Segment Start: Records for this task

static int set_ratings_impl(pio_als_handle* h, const int32_t* user, const int32_t* item, const float* rating, int64_t nnz,
                            int dedup_mode, const int64_t* ts, bool on_device, bool sharded) {
  if (!h) return PIO_ALS_ERR_ARG;
  const bool may_be_empty = sharded && h->cfg.world_size > 1;
  if (nnz < 0 || (nnz == 0 && !may_be_empty))
    return fail(h, PIO_ALS_ERR_ARG, "ratings cannot be empty (the templates require(!ratings.take(1).isEmpty))");
  if (nnz > 0 && (!user || !item || !rating)) return fail(h, PIO_ALS_ERR_ARG, "null rating arrays");
  if (nnz >= (1ll << 32)) return fail(h, PIO_ALS_ERR_ARG, "nnz must be < 2^32 per call");
  if (dedup_mode < 0 || dedup_mode > 2) return fail(h, PIO_ALS_ERR_ARG, "bad dedup_mode %d", dedup_mode);
  std::lock_guard<std::mutex> lk(h->mu);
  CK(h, cudaSetDevice(h->cfg.device));
  cudaStream_t st = h->stream;
  cudaEvent_t a, b;
  cudaEventCreate(&a);
  cudaEventCreate(&b);
  cudaEventRecord(a, st);
  int rc;
  {
    Scratch tmp(h->stream);
    const int *du = user, *di = item;
    const float* dr = rating;
    const long long* dts = (const long long*)ts;
    auto stage = [&]() -> int {
      if (on_device || nnz == 0) return PIO_ALS_OK;
      int *tu = nullptr, *ti = nullptr;
      float* tr = nullptr;
      long long* tt = nullptr;
      CK(h, tmp.alloc(&tu, (size_t)nnz));
      CK(h, tmp.alloc(&ti, (size_t)nnz));
      CK(h, tmp.alloc(&tr, (size_t)nnz));
      CK(h, cudaMemcpyAsync(tu, user, sizeof(int) * nnz, cudaMemcpyHostToDevice, st));
      CK(h, cudaMemcpyAsync(ti, item, sizeof(int) * nnz, cudaMemcpyHostToDevice, st));
      CK(h, cudaMemcpyAsync(tr, rating, sizeof(float) * nnz, cudaMemcpyHostToDevice, st));
      if (ts && dedup_mode == PIO_ALS_DEDUP_KEEP_LAST) {
        CK(h, tmp.alloc(&tt, (size_t)nnz));
        CK(h, cudaMemcpyAsync(tt, ts, sizeof(long long) * nnz, cudaMemcpyHostToDevice, st));
      }
      du = tu; di = ti; dr = tr; dts = tt;
      return PIO_ALS_OK;
    };
    rc = stage();
    if (rc == PIO_ALS_OK) rc = ingest_device(h, du, di, dr, nnz, dedup_mode, dts, sharded);
  }
  cudaEventRecord(b, st);
  cudaEventSynchronize(b);
  float ms = 0;
  cudaEventElapsedTime(&ms, a, b);
  h->st.last_ingest_ms = ms;
  cudaEventDestroy(a);
  cudaEventDestroy(b);
  return rc;
}

int pio_als_set_ratings_coo_device(pio_als_handle* h, const int32_t* d_user, const int32_t* d_item,
                                   const float* d_rating, int64_t nnz, int dedup_mode, const int64_t* d_ts) {
  return set_ratings_impl(h, d_user, d_item, d_rating, nnz, dedup_mode, d_ts, true, false);
}

int pio_als_set_ratings_coo(pio_als_handle* h, const int32_t* user, const int32_t* item, const float* rating,
                            int64_t nnz, int dedup_mode, const int64_t* ts) {
  return set_ratings_impl(h, user, item, rating, nnz, dedup_mode, ts, false, false);
}

int pio_als_set_ratings_coo_sharded(pio_als_handle* h, const int32_t* user, const int32_t* item, const float* rating,
                                    int64_t nnz_local, int dedup_mode, const int64_t* ts) {
  return set_ratings_impl(h, user, item, rating, nnz_local, dedup_mode, ts, false, true);
}

int pio_als_set_ratings_coo_sharded_device(pio_als_handle* h, const int32_t* d_user, const int32_t* d_item,
                                           const float* d_rating, int64_t nnz_local, int dedup_mode, const int64_t* d_ts) {
  return set_ratings_impl(h, d_user, d_item, d_rating, nnz_local, dedup_mode, d_ts, true, true);
}

__attribute__((visibility("default"))) int pio_als_debug_side(pio_als_handle* h, int side, int64_t scalars[11],
                                                              uint32_t* deg, uint32_t* npos, int32_t* perm, int32_t* inv,
// ... 17 lines not shown
      {nreg, s.nreg, sizeof(float) * (size_t)s.R},           {part_beg, s.part_beg, sizeof(int64_t) * (size_t)s.n_parts},
      {part_end, s.part_end, sizeof(int64_t) * (size_t)s.n_parts}};
  for (const auto& j : jobs)
    if (j.to && j.bytes) CK(h, cudaMemcpyAsync(j.to, j.from, j.bytes, cudaMemcpyDeviceToHost, st));
  if (row_part_ptr && s.n_heavy > 0) std::copy(s.h_row_part_ptr.begin(), s.h_row_part_ptr.end(), row_part_ptr);
  CK(h, cudaStreamSynchronize(st));
  return PIO_ALS_OK;
}
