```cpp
template <int DPL, bool PAD>
static void launch_south_np(const Geometry& g, const PathLaunch& pl, const SouthWtaArgs& a, int F,
                            hipStream_t st) {
    dim3 grid(pl.prefix[pl.ndirs], F);
    dim3 block(64 * (1 + kSouthConsumers));
    if constexpr (DPL == 2) {
        const int cus = device_cus();
        if (a.npaths <= 5 && (long)pl.prefix[pl.ndirs] * F > 8L * cus) {
            int wgs = 0;
            for (int i = 0; i < pl.ndirs; i++) wgs += (pl.d[i].nchains + 1) / 2;
            const dim3 grid2(wgs, F);
            switch (a.npaths) {
            case 3: hipLaunchKernelGGL((k_south_wta<2, PAD, 2, true>), grid2, block, 0, st, g, pl, a); return;
            case 4: hipLaunchKernelGGL((k_south_wta<2, PAD, 3, true>), grid2, block, 0, st, g, pl, a); return;
            default: hipLaunchKernelGGL((k_south_wta<2, PAD, 4, true>), grid2, block, 0, st, g, pl, a); return;
            }
        }
    }
    switch (a.npaths) {
    case 3: hipLaunchKernelGGL((k_south_wta<DPL, PAD, 2>), grid, block, 0, st, g, pl, a); break;
    case 4: hipLaunchKernelGGL((k_south_wta<DPL, PAD, 3>), grid, block, 0, st, g, pl, a); break;
    case 5: hipLaunchKernelGGL((k_south_wta<DPL, PAD, 4>), grid, block, 0, st, g, pl, a); break;
    default: hipLaunchKernelGGL((k_south_wta<DPL, PAD, 7>), grid, block, 0, st, g, pl, a); break;
    }
}

void launch_south_wta(const Geometry& g, const PathLaunch& pl, const SouthWtaArgs& a, int F,
                      hipStream_t st) {
    if (pl.prefix[pl.ndirs] <= 0) return;
    if (g.D <= 128) {
        if (g.D < 128) launch_south_np<2, true>(g, pl, a, F, st);
        else launch_south_np<2, false>(g, pl, a, F, st);
    } else if (g.D <= 256) {
        if (g.D < 256) launch_south_np<4, true>(g, pl, a, F, st);
        else launch_south_np<4, false>(g, pl, a, F, st);
    } else {
        if (g.D < 512) launch_south_np<8, true>(g, pl, a, F, st);
        else launch_south_np<8, false>(g, pl, a, F, st);
    }
}

// ... 7 lines not shown
```

Before: 1637 Mpix/s.

## Store non-south path costs as packed 12-bit records relative to cost

For D=128 the path kernels now store a 12-bit excess value E = delta2 - t per disparity instead of the full 16-bit path cost L, packed into three dwords per four-lane group using a quad DPP broadcast. The south WTA kernel loads these 96-bit records, unpacks them and rebuilds L as (cost + t - delta2) from the matching-cost row, which it now also keeps in shared memory. This cuts path-record traffic to three quarters of its previous size. In exchange it adds pack/unpack ALU work and extra LDS use, and it relies on P2 fitting in 12 bits. An SDR_PATH_REC=16 environment variable restores the old 16-bit records.

```diff
diff --git a/stereo_depth_ruler_amd/csrc/sdr_device.hpp b/stereo_depth_ruler_amd/csrc/sdr_device.hpp
--- a/stereo_depth_ruler_amd/csrc/sdr_device.hpp
+++ b/stereo_depth_ruler_amd/csrc/sdr_device.hpp
@@ -136,6 +136,11 @@
         const auto t = __builtin_amdgcn_raw_buffer_load_b64(r, vofs, sofs, AUX);
         v.r[0] = t[0];
         v.r[1] = t[1];
+    } else if constexpr (K == 3) {
+        const auto t = __builtin_amdgcn_raw_buffer_load_b96(r, vofs, sofs, AUX);
+        v.r[0] = t[0];
+        v.r[1] = t[1];
+        v.r[2] = t[2];
     } else {
         static_assert(K % 4 == 0, "K = 1, 2 or a multiple of 4");
 #pragma unroll
@@ -162,6 +167,19 @@
                                                                v.r[4 * j + 3]},
                 r, vofs + 16 * j, sofs, AUX);
     }
+}
+
+constexpr int kDppQuadLane3 = 0xFF;
+__device__ __forceinline__ uint32_t rec12_pack(uint32_t p, int lane) {
+    const uint32_t p3 = dpp_mov<kDppQuadLane3>(p);
+    return p | (((p3 >> (4 * (lane & 3))) & 0x000f000fu) << 12);
+}
+__device__ __forceinline__ Regs<4> rec12_unpack(const Regs<3>& w) {
+    Regs<4> p;
+#pragma unroll
+    for (int j = 0; j < 3; j++) p.r[j] = w.r[j] & 0x0fff0fffu;
+    p.r[3] = ((w.r[0] >> 12) & 0x000f000fu) | ((w.r[1] >> 8) & 0x00f000f0u) | ((w.r[2] >> 4) & 0x0f000f00u);
+    return p;
 }
 
 __device__ __forceinline__ int lane_id() { return (int)__lane_id(); }
diff --git a/stereo_depth_ruler_amd/csrc/sdr_engine.hip b/stereo_depth_ruler_amd/csrc/sdr_engine.hip
--- a/stereo_depth_ruler_amd/csrc/sdr_engine.hip
+++ b/stereo_depth_ruler_amd/csrc/sdr_engine.hip
@@ -6,6 +6,7 @@
 #include <algorithm>
 #include <cmath>
 #include <cstdio>
+#include <cstdlib>
 #include <cstring>
 #include <map>
 #include <mutex>
@@ -339,6 +340,7 @@
     Buf sweep, status;
     int* status_host = nullptr;
     int sweep_spin = sdr::kSweepSpin;
+    bool rec16 = false;
     HostXfer hx;
     Buf cls_bgr, cls_gray, cls_small, cls_dl, cls_wls, cls_f, cls_conf, cls_filt;
     int timing = 0;
@@ -703,6 +705,15 @@
         pl->prefix[0] = 0;
         for (int i = 0; i < pl->ndirs; i++) pl->prefix[i + 1] = pl->prefix[i] + pl->d[i].nchains;
     }
+    const bool rec12 = !h->rec16 && !sweep && g.P2 >= 0 && g.P2 <= 4095 &&
+                       (e.mode == SDR_MODE_SGBM || e.mode == SDR_MODE_HH || e.mode == SDR_MODE_HH4) &&
+                       sdr::path_rec12_supported(g, pls, plS, nrec + 1, F);
+    if (rec12) {
+        const int recel = g.D * 3 / 4;
+        pls.rec12 = plS.rec12 = 1;
+        pls.l_pix = plS.l_pix = nrec * recel;
+        for (int i = 0; i < pls.ndirs; i++) pls.d[i].out = Lr + (size_t)i * recel;
+    }
     { KTimer kt(h, SDR_KERNEL_PATHS); sdr::launch_paths(g, pls, F, st); }
     if (sweep) {
         char* sb = (char*)h->sweep.p;
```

Segment End: Records for this task

• [What you have to do]: Produce a word-for-word copy of everything above from the line holding "Scratch tmp(h->stream);" down to the line holding "long long* tt = nullptr;", with both of those lines kept.

• [Your solution]:
    Scratch tmp(h->stream);
    const int *du = user, *di = item;
    const float* dr = rating;
    const long long* dts = (const long long*)ts;
    auto stage = [&]() -> int {
      if (on_device || nnz == 0) return PIO_ALS_OK;
      int *tu = nullptr, *ti = nullptr;
      float* tr = nullptr;
      long long* tt = nullptr;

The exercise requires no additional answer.